Prompt =>
When you reach the line with "tma_prefetch_desc(&map_w);" in the data below, begin printing lines exactly, and stop once the line with "auto ready_bar = [&](uint32_t" has been printed.

[Records from a data source]
---
template <int GPT>
__global__ void __launch_bounds__(kThreads, 1)
conv3x3_strip_kernel(const __grid_constant__ CUtensorMap map_in, const __grid_constant__ CUtensorMap map_w,
                     const __grid_constant__ CUtensorMap map_out, const StripParams p) {
  extern __shared__ uint8_t smem_raw[];
  const uint32_t base = (smem_u32(smem_raw) + 1023u) & ~1023u;
  uint8_t* gbase = smem_raw + (base - smem_u32(smem_raw));
  const uint32_t w_smem = base;
  const uint32_t s_smem = base + kWBytes;
  const uint32_t o_smem = s_smem + kNS * kStripBytes;
  const uint32_t bar_base = o_smem + 2 * kSlabBytes;
  const uint32_t wfull_bar = bar_base;
  auto full_bar = [&](int s) { return bar_base + 8u * (1 + s); };
  auto empty_bar = [&](int s) { return bar_base + 8u * (1 + kNS + s); };
  auto tfull_bar = [&](int s) { return bar_base + 8u * (1 + 2 * kNS + s); };
  auto tempty_bar = [&](int s) { return bar_base + 8u * (3 + 2 * kNS + s); };
  auto xfull_bar = [&](int s) { return bar_base + 8u * (5 + 2 * kNS + s); };
  const bool fuse_in = p.in_stats != nullptr;
  uint8_t* gtail = gbase + kWBytes + kNS * kStripBytes + 2 * kSlabBytes + 256;
  float* s_bias = reinterpret_cast<float*>(gtail);
  float* s_stats = reinterpret_cast<float*>(gtail + 2 * kC * 4);
  uint32_t* s_tmem = reinterpret_cast<uint32_t*>(gtail + 2 * kC * 4 + kEpiWarps * 16 * 4);
  const int warp = threadIdx.x >> 5, lane = threadIdx.x & 31;

  if (warp == 0 && lane == 0) {
    tma_prefetch_desc(&map_in);
    tma_prefetch_desc(&map_w);
    tma_prefetch_desc(&map_out);
    mbar_init(wfull_bar, 1);
    for (int s = 0; s < kNS; ++s) {
      mbar_init(full_bar(s), 1);
      mbar_init(empty_bar(s), 1);
      mbar_init(xfull_bar(s), 64);
    }
    for (int s = 0; s < 2; ++s) {
      mbar_init(tfull_bar(s), 1);
      mbar_init(tempty_bar(s), 128);
    }
    fence_barrier_init();
  }
  constexpr uint32_t kTmemCols = 512;
  if (warp == 1) tmem_alloc(smem_u32(s_tmem), kTmemCols);
  tc_fence_before();
  __syncthreads();
  tc_fence_after();
  const uint32_t tmem_base = *s_tmem;

  if (warp == 0) {
    if (elect_one_sync()) {
      mbar_expect_tx(wfull_bar, kWBytes);
      for (int tap = 0; tap < 9; ++tap)
        tma_load_2d(w_smem + tap * kWTapBytes, &map_w, wfull_bar, tap * p.w_kstride + p.w_k0, 0);
      uint32_t seq = 0;
      StripWalk walk(p);
      int n, w0, ra, rb;
      while (walk.next(p, n, w0, ra, rb)) {
        for (int y = ra - 1; y <= rb; ++y, ++seq) {
          const int slot = seq % kNS;
          const uint32_t phase = (seq / kNS) & 1u;
          mbar_wait(empty_bar(slot), phase ^ 1u);
          mbar_expect_tx(full_bar(slot), kStripTx);
          tma_load_5d(s_smem + slot * kStripBytes, &map_in, full_bar(slot), p.c_off, w0 - 1, y, n, 0);
        }
      }
    }
  } else if (warp == 1) {
    if (elect_one_sync()) {
      constexpr uint32_t idesc = umma_idesc_bf16(kBlockM, kC);
      mbar_wait(wfull_bar, 0);
      tc_fence_after();
      const uint64_t bdesc0 = umma_desc_sw128(w_smem);
      const uint32_t a_tmem0 = tmem_base + kATmemCol0;
      StripWalk cwalk(p);
      int c_left = 0;
      uint32_t cseq = 0;
      auto ready_bar = [&](uint32_t slot) { return fuse_in ? xfull_bar(slot) : full_bar(slot); };
      auto copy_strip = [&]() {
        const uint32_t slot = cseq % kNS;
        mbar_wait(ready_bar(slot), (cseq / kNS) & 1u);
        tc_fence_after();
        const uint32_t dst = a_tmem0 + (cseq % kATmemSlots) * kATmemSlotCols;
        const uint64_t sd = umma_desc_sw128(s_smem + slot * kStripBytes);
#pragma unroll
        for (int kx = 0; kx < 3; ++kx)
#pragma unroll
          for (int k = 0; k < kC / 16; ++k)
            if (!(kDiag && (p.dbg & 64)))
            utccp_128x256b(dst + kx * (kC / 2) + k * 8, sd + (uint64_t)(kx * 8 + 2 * k));
        umma_commit(empty_bar(slot));
        ++cseq;
      };
      auto strips_left = [&]() {
        while (c_left == 0) {
          int cn, cw0, cra, crb;
          if (!cwalk.next(p, cn, cw0, cra, crb)) return false;
          c_left = crb - cra + 2;
        }
        return true;
      };
      struct Claim {
        bool more, inter;
        uint32_t slot, phase, dst;
        uint64_t sd;
      };
      auto claim = [&](uint32_t f) {
        Claim c{};
        c.more = cseq < f + 4 && strips_left();
        if (c.more) {
          c.slot = cseq % kNS;
          c.phase = (cseq / kNS) & 1u;
          c.dst = a_tmem0 + (cseq % kATmemSlots) * kATmemSlotCols;
          c.sd = umma_desc_sw128(s_smem + c.slot * kStripBytes);
          ++cseq;
          --c_left;
        }
        return c;
      };
      auto landed = [&](Claim& c) { c.inter = c.more && mbar_try_wait(ready_bar(c.slot), c.phase); };
      long long dg_t0 = 0, dg_mma = 0, dg_tail = 0;
      unsigned long long dg_ns0 = 0;
      if (kDiag) {
        dg_t0 = clock64();
        asm volatile("mov.u64 %0, %%globaltimer;" : "=l"(dg_ns0));
      }
      StripWalk walk(p);
      int wn, ww0, wra, wrb;
      int iter = 0;
      if (walk.next(p, wn, ww0, wra, wrb)) {
        int rows = wrb - wra, j = 0;
        uint32_t f = 0;
        while (cseq < f + 3) {
          strips_left();
          copy_strip();
          --c_left;
        }
        mbar_wait(tempty_bar(0), 1u);
        Claim cp = claim(f);
        landed(cp);
        tc_fence_after();
        while (true) {
          const int as = iter & 1;
          const uint32_t tmem_d = tmem_base + as * kC;
          bool has_next = false, boundary = false;
          uint32_t f_next = 0;
          Claim cp_next{};
          long long dg_m = 0;
          if (kDiag) dg_m = clock64();
#pragma unroll
          for (int ky = 0; ky < 3; ++ky) {
            const uint32_t a_strip = a_tmem0 + ((f + ky) % kATmemSlots) * kATmemSlotCols;
#pragma unroll
            for (int kx = 0; kx < 3; ++kx) {
              const uint64_t bdesc = bdesc0 + (uint64_t)((ky * 3 + kx) * (kWTapBytes >> 4));
#pragma unroll
              for (int k = 0; k < kC / 16; ++k) {
                if (!(kDiag && (p.dbg & 4)))
                  umma_ts_bf16(tmem_d, a_strip + kx * (kC / 2) + k * 8, bdesc + (uint64_t)(2 * k), idesc, (ky | kx | k) != 0 ? 1u : 0u);
                const int m = (ky * 3 + kx) * 4 + k;
                if (m % 3 == 2 && cp.inter && !(kDiag && (p.dbg & 64))) {
                  const int c = m / 3, ckx = c >> 2, ck = c & 3;
                  utccp_128x256b(cp.dst + ckx * (kC / 2) + ck * 8, cp.sd + (uint64_t)(ckx * 8 + 2 * ck));
                }
                if (m == 5) {
                  if (j + 1 < rows) {
                    has_next = true;
                    f_next = f + 1;
                  } else if (walk.next(p, wn, ww0, wra, wrb)) {
                    has_next = boundary = true;
                    f_next = f + 3;
                  }
                }
                if (m == 14 && has_next && !boundary) cp_next = claim(f_next);
                if (m == 23 && has_next && !boundary) mbar_wait(tempty_bar((iter + 1) & 1), (((iter + 1) >> 1) & 1) ^ 1u);
                if (m == 32 && has_next && !boundary) landed(cp_next);
              }
            }
          }
          umma_commit(tfull_bar(as));
          if (kDiag) { dg_mma += clock64() - dg_m; dg_m = clock64(); }
          if (cp.inter) {
            umma_commit(empty_bar(cp.slot));
          } else if (cp.more) {
            mbar_wait(ready_bar(cp.slot), cp.phase);
            tc_fence_after();
#pragma unroll
            for (int c = 0; c < 12; ++c)
              if (!(kDiag && (p.dbg & 64))) utccp_128x256b(cp.dst + (c >> 2) * (kC / 2) + (c & 3) * 8, cp.sd + (uint64_t)((c >> 2) * 8 + 2 * (c & 3)));
            umma_commit(empty_bar(cp.slot));
          }
          if (!has_next) break;
          if (boundary) {
            rows = wrb - wra;
            j = 0;
            while (cseq < f_next + 3) {
              strips_left();
              copy_strip();
              --c_left;
            }
            mbar_wait(tempty_bar((iter + 1) & 1), (((iter + 1) >> 1) & 1) ^ 1u);
            cp_next = claim(f_next);
            landed(cp_next);
          } else {
            ++j;
          }
          tc_fence_after();
          f = f_next;
          cp = cp_next;
          ++iter;
          if (kDiag) dg_tail += clock64() - dg_m;
        }
        ++iter;
      }
      if (kDiag && (p.dbg & 128) && (blockIdx.x == 0 || blockIdx.x == 77)) {
        unsigned long long ns1;
        asm volatile("mov.u64 %0, %%globaltimer;" : "=l"(ns1));
        const long long cyc = clock64() - dg_t0;
        printf("strip TS issuer block %d: %d tiles, %lld cycles (%.0f / tile): MMA stream %lld, between tiles %lld, %llu ns -> %.2f GHz\n",
               blockIdx.x, iter, cyc, (double)cyc / iter, dg_mma, dg_tail, ns1 - dg_ns0, (double)cyc / (double)(ns1 - dg_ns0));
      }
    }
    __syncwarp();
  } else if (warp == 10 || warp == 11) {
    if (fuse_in) {
      const int tl = (warp - 10) * 32 + lane;
      const int q = tl & 7, r0 = tl >> 3;
      float a[8], b[8];
      int cur_n = -1;
      uint32_t seq = 0;
      StripWalk walk(p);
      int n, w0, ra, rb;
      while (walk.next(p, n, w0, ra, rb)) {
        if (n != cur_n) {
          cur_n = n;
          const int C = kC, cpg = C >> 3;
          const double cnt = (double)p.H * (double)p.W * cpg;
          const int g = (q * 8) / cpg;
          const double sm = p.in_stats[((long)n * 8 + g) * 2], ss = p.in_stats[((long)n * 8 + g) * 2 + 1];
          const double mean = sm / cnt;
          double var = ss / cnt - mean * mean;
          if (var < 0.0) var = 0.0;
          const float rstd = (float)(1.0 / sqrt(var + (double)p.in_eps));
#pragma unroll
          for (int j = 0; j < 8; ++j) {
            const int c = q * 8 + j;
            float ga = __ldg(p.in_gamma + c) * rstd;
            float be = __ldg(p.in_beta + c) - (float)mean * ga;
            if (p.in_ss != nullptr) {
              const float sc = __ldg(p.in_ss + (long)n * p.in_ss_stride + c) + 1.f;
              const float sh = __ldg(p.in_ss + (long)n * p.in_ss_stride + C + c);
              ga *= sc;
              be = be * sc + sh;
            }
            a[j] = 0.5f * ga;
            b[j] = 0.5f * be;
          }
        }
        for (int y = ra - 1; y <= rb; ++y, ++seq) {
          const uint32_t slot = seq % kNS;
          mbar_wait(full_bar(slot), (seq / kNS) & 1u);
          if (y >= 0 && y < p.H) {
            const int rlo = w0 > 0 ? 0 : 1 - w0;
            const int rhi = min(kStripPx, p.W - w0 + 1);
            int r = r0 < rlo ? r0 + (((rlo - r0) + 7) & ~7) : r0;
            uint8_t* gp8 = gbase + kWBytes + slot * kStripBytes + r * 128 + ((q ^ r0) << 4);
#pragma unroll 4
            for (; r < rhi; r += 8, gp8 += 1024) {
              uint4* gp = reinterpret_cast<uint4*>(gp8);
              const uint4 v = *gp;
              const uint32_t xw[4] = {v.x, v.y, v.z, v.w};
              float o[8];
#pragma unroll
              for (int e = 0; e < 4; ++e) {
                const float h0 = fmaf(a[2 * e], __uint_as_float(xw[e] << 16), b[2 * e]);
                const float h1 = fmaf(a[2 * e + 1], __uint_as_float(xw[e] & 0xffff0000u), b[2 * e + 1]);
                float t0, t1;
                asm("tanh.approx.f32 %0, %1;" : "=f"(t0) : "f"(h0));
                asm("tanh.approx.f32 %0, %1;" : "=f"(t1) : "f"(h1));
                o[2 * e] = fmaf(h0, t0, h0);
                o[2 * e + 1] = fmaf(h1, t1, h1);
              }
              uint4 w4;
              w4.x = fd_pack_bf16(o[0], o[1]);
              w4.y = fd_pack_bf16(o[2], o[3]);
              w4.z = fd_pack_bf16(o[4], o[5]);
              w4.w = fd_pack_bf16(o[6], o[7]);
              *gp = w4;
            }
          }
          fence_proxy_async_smem();
          mbar_arrive(xfull_bar(slot));
        }
      }
    }
  } else if (warp >= 2 && warp < 2 + kEpiWarps) {
    EpiCtx ec;
    ec.tmem_base = tmem_base;
    ec.o_smem = o_smem;
    ec.tfull0 = tfull_bar(0);
    ec.tempty0 = tempty_bar(0);
    ec.s_bias = s_bias;
    ec.s_stats = s_stats;
    ec.map_out = &map_out;
    ec.bias = p.bias;
    ec.residual = p.residual;
    ec.gn_stats = p.gn_stats;
    ec.H = p.H; ec.W = p.W; ec.Cout = kC; ec.Wt = kTileW;
    ec.shuffle_cq = 0;
    ec.tempty_remote = 0;
    ec.dbg = kDiag ? p.dbg : 0;
    ec.rt_stats = nullptr; ec.rt_gamma = nullptr; ec.rt_beta = nullptr; ec.rt_eps = 0.f; ec.s_rt = nullptr;
    ec.phase = -1;
    ec.head_out = nullptr; ec.head_w = nullptr; ec.head_b = nullptr; ec.head_n = 0; ec.s_head = nullptr;
    ec.head_h0 = ec.head_w0 = ec.head_pt = ec.head_pl = 0;
    StripWalk walk(p);
    int j = 0, n = 0, w0 = 0, ra = 0, rb = 0;
    auto next = [&](int, EpiTile& t) {
      while (ra + j >= rb) {
        if (!walk.next(p, n, w0, ra, rb)) return false;
        j = 0;
      }
      t.img = n;
      t.h0 = ra + j;
      t.w0 = w0;
      t.n_tile = 0;
      ++j;
      return true;
    };
    strip_epilogue2<GPT>(ec, next);
  }

  tc_fence_before();
  __syncthreads();
  if (warp == 1) {
    tc_fence_after();
    tmem_dealloc(tmem_base, kTmemCols);
  }
}

}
---
Answer section =>
    tma_prefetch_desc(&map_w);
    tma_prefetch_desc(&map_out);
    mbar_init(wfull_bar, 1);
    for (int s = 0; s < kNS; ++s) {
      mbar_init(full_bar(s), 1);
      mbar_init(empty_bar(s), 1);
      mbar_init(xfull_bar(s), 64);
    }
    for (int s = 0; s < 2; ++s) {
      mbar_init(tfull_bar(s), 1);
      mbar_init(tempty_bar(s), 128);
    }
    fence_barrier_init();
  }
  constexpr uint32_t kTmemCols = 512;
  if (warp == 1) tmem_alloc(smem_u32(s_tmem), kTmemCols);
  tc_fence_before();
  __syncthreads();
  tc_fence_after();
  const uint32_t tmem_base = *s_tmem;

  if (warp == 0) {
    if (elect_one_sync()) {
      mbar_expect_tx(wfull_bar, kWBytes);
      for (int tap = 0; tap < 9; ++tap)
        tma_load_2d(w_smem + tap * kWTapBytes, &map_w, wfull_bar, tap * p.w_kstride + p.w_k0, 0);
      uint32_t seq = 0;
      StripWalk walk(p);
      int n, w0, ra, rb;
      while (walk.next(p, n, w0, ra, rb)) {
        for (int y = ra - 1; y <= rb; ++y, ++seq) {
          const int slot = seq % kNS;
          const uint32_t phase = (seq / kNS) & 1u;
          mbar_wait(empty_bar(slot), phase ^ 1u);
          mbar_expect_tx(full_bar(slot), kStripTx);
          tma_load_5d(s_smem + slot * kStripBytes, &map_in, full_bar(slot), p.c_off, w0 - 1, y, n, 0);
        }
      }
    }
  } else if (warp == 1) {
    if (elect_one_sync()) {
      constexpr uint32_t idesc = umma_idesc_bf16(kBlockM, kC);
      mbar_wait(wfull_bar, 0);
      tc_fence_after();
      const uint64_t bdesc0 = umma_desc_sw128(w_smem);
      const uint32_t a_tmem0 = tmem_base + kATmemCol0;
      StripWalk cwalk(p);
      int c_left = 0;
      uint32_t cseq = 0;
      auto ready_bar = [&](uint32_t slot) { return fuse_in ? xfull_bar(slot) : full_bar(slot); };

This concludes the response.